For some time, many people believed that good communication skills were something you were born with and could not be improved. Today, we know that’s not true.
During NerdNation 2016 in National Harbor, Maryland, Cengage Learning presented an Educational Forum entitled “Communication 101,” in which they outlined the importance of effective communication skills in today’s world and workforce as well as the simple steps you can take to improve your communication skills. Here are some takeaways from that presentation.
Why does communication matter?
- Even if you’re not a communication major, these transferrable skills are critically important for success in the classroom, in current and future jobs and in your interpersonal relationships.
- The majority of the public speaking situations you’ll encounter outside the classroom will be impromptu speaking.
- Communication can help you meet your goals. Get and keep the job you want; get a promotion; develop and maintain meaningful personal and professional relationships; do well in all of your classes; be more perceptive of others; and be a more informed consumer.
In a recent study by the Pew Research Center, adults were asked which of 10 skills they believed were more important for children to have in order to get ahead in the world today. Ninety percent of respondents said communications skills were the most important, followed by reading, math, teamwork, writing and logic.
Why do communication skills work?
- They’re employable and transferrable. No matter what career you have, these skills — soft skills — are important to all employers.
- They’re necessary for success at all employment levels and in all sectors.
- They are as important as job-specific and technical skills.
The U.S. Department of Labor has a training program called “Soft Skills to Pay the Bills — Mastering Soft Skills for Workplace Success,” which focuses on the importance of communication skills in gaining employment and succeeding in the workplace. The No. 1 soft skill in the program? Communication.
Putting your communication skills into practice.
Effective communicators adjust their message to their audience. Analyze your audience by asking yourself these four questions:
- What is the size of my audience?
- What do I know about them?
- What can I observe?
- What can I infer?
You should also adjust your message to the context of the situation.
- Social Context — the norms, values, laws and other restrictions of a society to communicate within a specific limit. Examples include greeting people when meetings, thanking, apologizing, etc.
- Cultural Context — the lifestyle and identity of a person, such as their caste, class, race, ethnicity, gender, etc.
- Relational Context — this relates to relationship history and manners. You talk with an old friend differently than you would a stranger.
Communication helps you manage your relationships. Relationships develop, evolve, are maintained and deteriorate through communication. Through self-disclosure, we reveal information about ourselves that others are unlikely to discover on their own. Some guidelines to keep in mind when self-disclosing information with others:
- Share what is appropriate to the relationship.
- Match how much and to what extent is shared with you.

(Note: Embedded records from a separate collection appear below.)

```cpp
namespace qps {
namespace {
constexpr size_t kPinnedBytes = 512, kRecycleBlockMax = (size_t)512 << 20;
constexpr int kRecyclePerDevice = 4;
std::mutex g_res_mu;
std::vector<HandleResources> g_res[kMaxDevices];
std::atomic<int> g_cus[kMaxDevices];
}
int current_device() { int dev = 0; if (hipGetDevice(&dev) != hipSuccess) { (void)hipGetLastError(); return 0; } return dev; }
int device_cu_count(int device) {
// ... 98 lines not shown
    T *part = nullptr, *part2 = nullptr, *sw_part = nullptr, *Ax = nullptr, *Px = nullptr, *Aty = nullptr;
    T* At = nullptr; void* small_out = nullptr; void* small_out_host = nullptr; bool small_ok = false;
    StreamLease lease; Arena arena;
    double* stage_mat = nullptr; int64_t stage_mat_count = 0;
    int pass_slabs = 0, pass_rpw = 0;
    unsigned long long* scratch = nullptr; double* res_dev = nullptr; double* res_host = nullptr; double* stage = nullptr;
    bool have_AA = false, factor_valid = false; double fac_rho = 0, fac_sigma = 0; int fac_nb = 0;
    int nb = 2048; int part_tiles = 0; int num_factorizations = 0;
    unsigned long long* pub = nullptr; unsigned* abort_dev = nullptr; unsigned sweep_epoch = 0; bool blocked_off = false, fac_premul = false;
    bool use_blocked() const { return !blocked_off && trsv_blocked_supported<T>(NP, nb); }
    struct IterGraph { int count; const void* xa; double rho, sigma, alpha; int nb; hipGraphExec_t exec; };
    std::vector<IterGraph> graphs;
    bool graphs_disabled = false;
    void drop_graphs() { for (auto& gr : graphs) (void)hipGraphExecDestroy(gr.exec); graphs.clear(); }
    hipGraphExec_t iter_graph(int count, T* xa, T* xb, double rho, double sigma, double alpha) {
        for (auto& gr : graphs) if (gr.count == count && gr.xa == xa && gr.rho == rho && gr.sigma == sigma && gr.alpha == alpha && gr.nb == nb) return gr.exec;
        if (graphs_disabled) return nullptr;
        if (graphs.size() >= 8) drop_graphs();
        hipGraph_t graph = nullptr; hipGraphExec_t exec = nullptr;
        if (hipStreamBeginCapture(st, hipStreamCaptureModeThreadLocal) != hipSuccess) { (void)hipGetLastError(); graphs_disabled = true; return nullptr; }
        for (int k = 0; k < count; ++k) {
            colsum<T>(st, part, NP, pass_slabs, xa, (T)sigma, q, T(-1), tt, NP);
            sweeps();
            apass<T>(st, false, A, NP, NP, MP, xx, xa, xb, z, y, l, u, (T)alpha, (T)rho, part, part2, NP, scratch);
            std::swap(xa, xb);
        }
        if (hipStreamEndCapture(st, &graph) != hipSuccess || graph == nullptr) { (void)hipGetLastError(); graphs_disabled = true; return nullptr; }
        const hipError_t e = hipGraphInstantiate(&exec, graph, nullptr, nullptr, 0);
        (void)hipGraphDestroy(graph);
        if (e != hipSuccess) { (void)hipGetLastError(); graphs_disabled = true; return nullptr; }
        graphs.push_back({count, xa, rho, sigma, alpha, nb, exec});
        return exec;
    }
    int prof_iter = 0;
    int sample_lvl(int slot) const { return (prof.level == 1 && prof_iter % 50 == slot) ? 1 : 2; }
    int cat_atw, cat_colsum, cat_fwd, cat_bwd, cat_ax, cat_upd, cat_chk, cat_pass, cat_passchk, cat_sweep, cat_xsum, cat_small;

    DenseSolver(int dev, int64_t n_, int64_t m_, int dt) {
        device = dev; n = n_; m = m_; dtype = dt;
        HIPC(hipSetDevice(device));
        NP = roundup(n, 64); MP = roundup(m, 64);
        const int64_t nn = (int64_t)NP * NP;
        part_tiles = gemv_cols_tiles(MP);
        pass_slabs = apass_plan<T>(NP, MP, &pass_rpw);
        const int slabs = std::max(std::max(part_tiles, pass_slabs), 1);
        small_ok = admm_small_supported<T>((int)n, (int)m, NP, MP);
        stage_mat_count = std::max((int64_t)n * n, (int64_t)m * n);
        if (stage_mat_count > ((int64_t)1 << 20)) stage_mat_count = 0;
        auto layout = [&](Arena& ar) {
            A = ar.take<T>((int64_t)MP * NP); P = ar.take<T>(nn); q = ar.take<T>(NP); l = ar.take<T>(MP); u = ar.take<T>(MP);
            PI = ar.take<T>(nn); AA = ar.take<T>(nn); M = ar.take<T>(nn); S = ar.take<T>(nn); tmp = ar.take<T>(nn);
            dinv = ar.take<T>((int64_t)(NP / 64) * 4096); fail = ar.take<int>(4);
            x = ar.take<T>(NP); xp = ar.take<T>(NP); xx = ar.take<T>(NP); tt = ar.take<T>(NP); yv = ar.take<T>(NP);
            z = ar.take<T>(MP); zp = ar.take<T>(MP); y = ar.take<T>(MP); zz = ar.take<T>(MP);
            part = ar.take<T>((int64_t)slabs * NP);
            part2 = ar.take<T>((int64_t)slabs * NP);
            sw_part = ar.take<T>((int64_t)std::max(sweep_fused_slabs<T>(NP), 1) * NP);
            Ax = ar.take<T>(MP); Px = ar.take<T>(NP); Aty = ar.take<T>(NP);
            scratch = ar.take<unsigned long long>(16); res_dev = ar.take<double>(16);
            pub = ar.take<unsigned long long>(trsv_blocked_pub_words<T>(NP));
            abort_dev = reinterpret_cast<unsigned*>(res_dev + 14);
            stage = ar.take<double>((int64_t)NP + 2 * (int64_t)MP + 64);
            if (small_ok) { At = ar.take<T>((int64_t)NP * MP); small_out = ar.take<double>(32); }
            if (stage_mat_count > 0) stage_mat = ar.take<double>(stage_mat_count);
        };
        layout(arena);
        st = prof.st = lease.acquire(device, arena.planned());
        HandleResources& res = lease.res;
        char* const recycled = res.block; res.block = nullptr;
        arena.commit(st, recycled, res.block_bytes);
        layout(arena);
        res_host = reinterpret_cast<double*>(res.pinned);
        small_out_host = small_ok ? reinterpret_cast<char*>(res.pinned) + 16 * sizeof(double) : nullptr;
        const double s = sizeof(T);
        cat_atw = prof.category("gemv_cols(A'w)", s * ((double)m * n + m + n));
        cat_colsum = prof.category("colsum(rhs)", s * ((double)part_tiles * n + 3.0 * n));
        cat_fwd = prof.category("trsv_forward", s * ((double)n * (n + 1) / 2 + 2.0 * n));
        cat_bwd = prof.category("trsv_backward", s * ((double)n * (n + 1) / 2 + 2.0 * n));
        cat_ax = prof.category("gemv_rows(Ax~)", s * ((double)m * n + m + n));
        cat_upd = prof.category("admm_update", s * (3.0 * n + 7.0 * m));
        cat_chk = prof.category("check_convergence", s * (2.0 * m * n + (double)n * n + 4.0 * n + 4.0 * m));
        cat_pass = prof.category("apass(fused A-pass)", s * ((double)m * n + 3.0 * n + 6.0 * m));
        cat_passchk = prof.category("apass(check variant)", s * ((double)m * n + 4.0 * n + 6.0 * m));
        cat_sweep = prof.category("sweeps(fused fwd+bwd, triangle read once)", s * ((double)n * (n + 1) / 2 + 2.0 * n + (double)sweep_fused_slabs<T>(NP) * n));
        cat_xsum = prof.category("colsum(x~ slabs)", s * ((double)sweep_fused_slabs<T>(NP) * n + n));
        cat_small = prof.category("admm_small(whole loop in one launch; bytes per iteration)", s * ((double)m * n + (double)n * n) + s * (6.0 * n + 10.0 * m));
    }
    ~DenseSolver() override {
        (void)hipSetDevice(device);
        (void)hipStreamSynchronize(st);
        trsv_blocked_forget_stream(device, st);
        drop_graphs();
        prof.release_events();
        lease.res.block = arena.base; lease.res.block_bytes = arena.bytes; arena.base = nullptr;
    }

    void upload_vec(const double* h, T* d, int64_t count) { HIPC(upload_staged<T>(st, stage, h, d, count)); }
    void download_vec(const T* d, double* h, int64_t count) { HIPC(download_staged<T>(st, stage, d, h, count)); }
    void upload_matrix(const double* h, int64_t ldh, int rows, int cols, T* d, int64_t ldd) {
        if (rows <= 0 || cols <= 0) return;
        if (stage_mat && (int64_t)rows * cols <= stage_mat_count) {
            HIPC(hipMemcpy2DAsync(stage_mat, sizeof(double) * (size_t)rows, h, sizeof(double) * (size_t)ldh, sizeof(double) * (size_t)rows, (size_t)cols, hipMemcpyHostToDevice, st));
            import_colmajor<T>(st, stage_mat, rows, rows, cols, d, ldd);
            HIPC(hipStreamSynchronize(st));
            return;
        }
        upload_matrix_panels<T>(st, device, h, ldh, rows, cols, d, ldd);
    }

    DenseChol<T> chol() const { return {st, (int)n, NP, MP, P, A, PI, AA, M, S, tmp, dinv, fail}; }
    void factorize(double rho, double sigma, bool rebuild_all) {
        const bool rebuild = rebuild_all || !have_AA;
        const DenseChol<T> c = chol();
        factor_valid = false;
        c.form(sigma, rho, rebuild, rebuild);
        have_AA = true;
        c.factor(nb, 1, use_blocked());
        char ctx[128]; snprintf(ctx, sizeof ctx, "rho=%g, sigma=%g; factorisation #%d of this handle", rho, sigma, ++num_factorizations);
        int f = 0;
        c.check("P + sigma I + rho A'A", ctx, &f);
        factor_valid = true; fac_rho = rho; fac_sigma = sigma; fac_nb = nb; fac_premul = use_blocked();
    }
    bool sweep_gave_up(bool fetched = false) {
        if (!fac_premul) return false;
        unsigned* h = reinterpret_cast<unsigned*>(res_host + 14);
        if (!fetched) {
// ... 32 lines not shown
        sweeps();
        {
            ProfScope ps(prof, cat_ax, 2);
            gemv_rows<T>(st, A, NP, xx, zz, nullptr, T(1), T(0), 0, MP, 0, NP, 0);
        }
    }

    void solve(double* xh, const qps_params& p, qps_info* info) override {
        HIPC(hipSetDevice(device));
        blocked_off = false;
        int gave_up = 0; double t_lost = 0;
        const double t_begin = now_s();
        while (solve_once(xh, p, info)) {
            ++gave_up; t_lost = now_s() - t_begin;
            const int lvl = prof.level; prof.reset(); prof.level = lvl;
        }
        if (info) { info->sweepGaveUp = gave_up; info->cgExplicit = 0; info->tLoop += t_lost; }
    }
    bool solve_once(double* xh, const qps_params& p, qps_info* info) {
        if (p.linsys != QPS_LINSYS_AUTO && p.linsys != QPS_LINSYS_CHOLESKY)
            throw QpsError(QPS_ERR_UNSUPPORTED, "dense handles offer QPS_LINSYS_CHOLESKY only (qps_create_csc with dense_path = 0 for the CG and the sparse L D L' plugins)");
        const double t0 = now_s();
        nb = pick_nb<T>(p.trsvBlock, NP);
        double rho = p.rho, sigma = p.sigma; const double alpha = p.alpha;
        const double epsAdmm = std::fmin(p.epsAbs, p.epsRel) * 1e-2;
        int convFlag = QPS_CONV_NUM_ITR;
        const bool reuse = p.reuseFactor && factor_valid && fac_rho == rho && fac_sigma == sigma && fac_nb == nb && fac_premul == use_blocked();
        if (!reuse) factorize(rho, sigma, !p.reuseFactor || !have_AA || fac_sigma != sigma);
        upload_vec(xh, x, n);
        HIPC(hipMemsetAsync(xp, 0, sizeof(T) * NP, st));
        HIPC(hipMemsetAsync(z, 0, sizeof(T) * std::max(MP, 64), st));
        HIPC(hipMemsetAsync(y, 0, sizeof(T) * std::max(MP, 64), st));
        HIPC(hipMemsetAsync(zp, 0, sizeof(T) * std::max(MP, 64), st));
        HIPC(hipStreamSynchronize(st));
        const double t1 = now_s();
        double rhorho = rho;
        int ii = 0, nref = 0; double tref = 0, resP = NAN, resD = NAN;
        if (small_ok && p.loopVariant == 0 && (NP + nb - 1) / nb == 1) {
            transpose_small<T>(st, A, NP, MP, At);
            int it = 0;
            while (it < p.numIterations) {
                {
                    ProfScope ps(prof, cat_small, 1);
                    admm_small<T>(st, (int)n, (int)m, NP, MP, it, p.numIterations, p.numItrConv, p.adptRho, rho, rhorho, sigma, alpha, p.epsAbs,
                                  p.epsRel, epsAdmm, p.fctrRho, A, At, P, S, q, l, u, x, xp, z, y, small_out);
                }
                HIPC(hipMemcpyAsync(small_out_host, small_out, admm_small_out_bytes(), hipMemcpyDeviceToHost, st));
                HIPC(hipStreamSynchronize(st));
                prof.harvest();
                int last = 0, flag = 1, need = 0; double r8[8];
                admm_small_read(small_out_host, &last, &flag, &need, r8);
                it = last; convFlag = flag; rhorho = r8[4];
                if (!std::isnan(r8[0]) || !std::isnan(r8[1])) { resP = r8[0]; resD = r8[1]; }
                if (flag != QPS_CONV_NUM_ITR) break;
                if (need && it < p.numIterations) {
                    rho = rhorho; ++nref;
                    const double ta = now_s();
                    factorize(rho, sigma, false);
                    tref += now_s() - ta;
                }
            }
            ii = it;
            const double t2s = now_s();
            PolishReport prs;
            if (p.polish) polish_dense<T>(st, n, m, NP, MP, P, A, q, l, u, y, x, part, p, &prs);
            download_vec(x, xh, n);
            if (info) {
                info->convFlag = convFlag; info->iterations = ii; info->numRefactor = nref; info->cgIterations = 0;
                info->rhoFinal = rho; info->rhoProposed = rhorho; info->resPrim = resP; info->resDual = resD;
                info->tSetup = t1 - t0; info->tLoop = t2s - t1; info->tRefactor = tref;
                info->polishFlag = prs.flag; info->polishIterations = prs.minresIterations; info->tPolish = prs.seconds;
                info->trsvBlock = nb; info->sweepVariant = 4;
            }
            return false;
        }
        const bool fused = pass_slabs > 0 && p.loopVariant != 1;
        int rhs_slabs = 0;
        static const int graph_env = [] { const char* e = getenv("QPS_GRAPH"); return e ? atoi(e) : -1; }();
        const bool use_graph = fused && prof.level == 0 && p.numItrConv >= 3 && !fac_premul && (graph_env >= 0 ? graph_env != 0 : NP <= 2048);
        for (ii = 1; ii <= p.numIterations; ++ii) {
            bool changed = false;
            if (p.adptRho && ((rhorho * p.fctrRho < rho) || (rhorho > p.fctrRho * rho))) {
                rho = rhorho; ++nref; changed = true;
                const double ta = now_s();
                factorize(rho, sigma, false);
                tref += now_s() - ta;
            }
            const bool check = (ii % p.numItrConv == 0);
            if (use_graph && !changed && !check && rhs_slabs == pass_slabs) {
                int run = std::min(p.numItrConv - ii % p.numItrConv, p.numIterations - ii + 1) & ~1;
                hipGraphExec_t ge = run >= 2 ? iter_graph(run, x, xp, rho, sigma, alpha) : nullptr;
                if (ge) {
                    HIPC(hipGraphLaunch(ge, st));
                    ii += run - 1;
                    continue;
                }
            }
            if (!fused) {
                linear_solve(rho, sigma);
                {
                    ProfScope ps(prof, cat_upd, 2);
                    admm_update<T>(st, NP, MP, xx, zz, x, xp, z, zp, y, l, u, (T)alpha, (T)rho);
                }
                if (check) {
                    ProfScope ps(prof, cat_chk, 2);
                    gemv_rows<T>(st, A, NP, x, Ax, nullptr, T(1), T(0), 0, MP, 0, NP, 0);
                    gemv_rows<T>(st, P, NP, x, Px, nullptr, T(1), T(0), 0, NP, 0, NP, 0);
                    gemv_cols_partial<T>(st, A, NP, y, nullptr, T(1), T(0), part, NP, MP, NP);
                    colsum<T>(st, part, NP, part_tiles, nullptr, T(0), nullptr, T(0), Aty, NP);
                    CheckScalars cs{p.epsAbs, p.epsRel, epsAdmm, rho, rhorho, p.adptRho, convFlag};
                    check_convergence<T>(st, (int)n, (int)m, Ax, Px, Aty, q, x, xp, z, zp, scratch, res_dev, cs);
                }
            } else {
                if (changed && rhs_slabs > 0) {
                    ProfScope ps(prof, cat_atw, 2);
                    rhs_slabs = gemv_cols_partial<T>(st, A, NP, z, y, (T)rho, T(-1), part, NP, MP, NP);
                }
                prof_iter = ii;
                {
                    ProfLaunchScope ps(prof, cat_colsum, sample_lvl(29));
                    colsum<T>(st, part, NP, rhs_slabs, x, (T)sigma, q, T(-1), tt, NP);
                }
                sweeps();
                if (check) HIPC(hipMemsetAsync(scratch, 0, 16 * sizeof(unsigned long long), st));
                {
                    const int lvl = (prof.level == 1 && (check || ii % 50 != 38)) ? 3 : 1;
                    ProfLaunchScope ps(prof, check ? cat_passchk : cat_pass, lvl);
                    apass<T>(st, check, A, NP, NP, MP, xx, x, xp, z, y, l, u, (T)alpha, (T)rho, part, part2, NP, scratch);
                }
                std::swap(x, xp);
                rhs_slabs = pass_slabs;
                if (check) {
                    ProfScope ps(prof, cat_chk, 2);
                    colsum<T>(st, part2, NP, pass_slabs, nullptr, T(0), nullptr, T(0), Aty, NP);
                    gemv_rows<T>(st, P, NP, x, Px, nullptr, T(1), T(0), 0, NP, 0, NP, 0);
                    CheckScalars cs{p.epsAbs, p.epsRel, epsAdmm, rho, rhorho, p.adptRho, convFlag};
                    check_convergence<T>(st, (int)n, (int)m, Ax, Px, Aty, q, x, xp, z, zp, scratch, res_dev, cs, 1);
                }
            }
            if (check) {
                HIPC(hipMemcpyAsync(res_host, res_dev, 15 * sizeof(double), hipMemcpyDeviceToHost, st));
                HIPC(hipStreamSynchronize(st));
                prof.harvest();
                if (sweep_gave_up(true)) return true;
                resP = res_host[0]; resD = res_host[1]; rhorho = res_host[4]; convFlag = (int)res_host[5];
                if (convFlag != QPS_CONV_NUM_ITR) break;
            }
        }
        HIPC(hipStreamSynchronize(st));
        prof.harvest();
        if (sweep_gave_up()) return true;
        const double t2 = now_s();
        PolishReport pr;
        if (p.polish) polish_dense<T>(st, n, m, NP, MP, P, A, q, l, u, y, x, part, p, &pr);
        download_vec(x, xh, n);
        if (info) {
            info->convFlag = convFlag; info->iterations = ii > p.numIterations ? p.numIterations : ii;
            info->numRefactor = nref; info->cgIterations = 0; info->rhoFinal = rho; info->rhoProposed = rhorho;
            info->resPrim = resP; info->resDual = resD; info->tSetup = t1 - t0; info->tLoop = t2 - t1; info->tRefactor = tref;
            info->polishFlag = pr.flag; info->polishIterations = pr.minresIterations; info->tPolish = pr.seconds;
            info->trsvBlock = nb; info->sweepVariant = sweep_variant();
        }
        return false;
    }
    void polish(double* xh, const double* yh, const qps_params& p, qps_polish_report* rep) override {
        HIPC(hipSetDevice(device));
        upload_vec(xh, x, n); upload_vec(yh, y, m);
        PolishReport pr;
        polish_dense<T>(st, n, m, NP, MP, P, A, q, l, u, y, x, part, p, &pr);
        download_vec(x, xh, n);
        if (rep) {
            rep->flag = pr.flag; rep->refinements = pr.refinements; rep->minresIterations = pr.minresIterations;
            rep->numActiveLower = pr.numLower; rep->numActiveUpper = pr.numUpper; rep->reserved0 = 0; rep->relres = pr.relres; rep->seconds = pr.seconds;
        }
    }
    void get_dual(double* zh, double* yh) override {
// ... 1033 lines not shown
```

- Before disclosing further, observe how the other person responds to your communication and what he or she does with it.
- Pay attention to the purpose of the disclosure — disclosure is meant to enhance the quality of relationships.
Communication is more than words.
Listening is not the same thing as hearing. Hearing is passive; listening is an active process that involves being mindful, physically receiving a message, selecting and organizing material, interpreting and responding.
The best way to understand people is to listen to them.
- Listening helps us confirm others.
- Listening helps us understand.
- Listening helps us learn.
- Listening promotes civic engagement.
- Listening helps promote social justice.
Effective communicators are aware of and attempt to minimize obstacles to listening.
Adapt your listening to your communication goals.
- Be mindful — choose to pay attention.
- Minimize distractions (these can be external or internal)
- Ask questions — clarify or elaborate
- Suspend judgment and don’t evaluate
- Try to understand the other persons’ perspective
- Express support
Body language, or nonverbal communication, is a critical part of the communication process. Studies estimate that between 65 and 93 percent of the meaning of a message is derived from nonverbal signals, so even if you don’t think you’re communicating something, there’s a good chance you actually are.
What’s more, when what you communicate nonverbally contradicts what you say verbally, people more often trust the nonverbal cues over the verbal ones.
Pay attention to others’ and your own
- Facial expressions
- Movement and posture
- Eye contact
It’s not just what you say — it’s how you say it.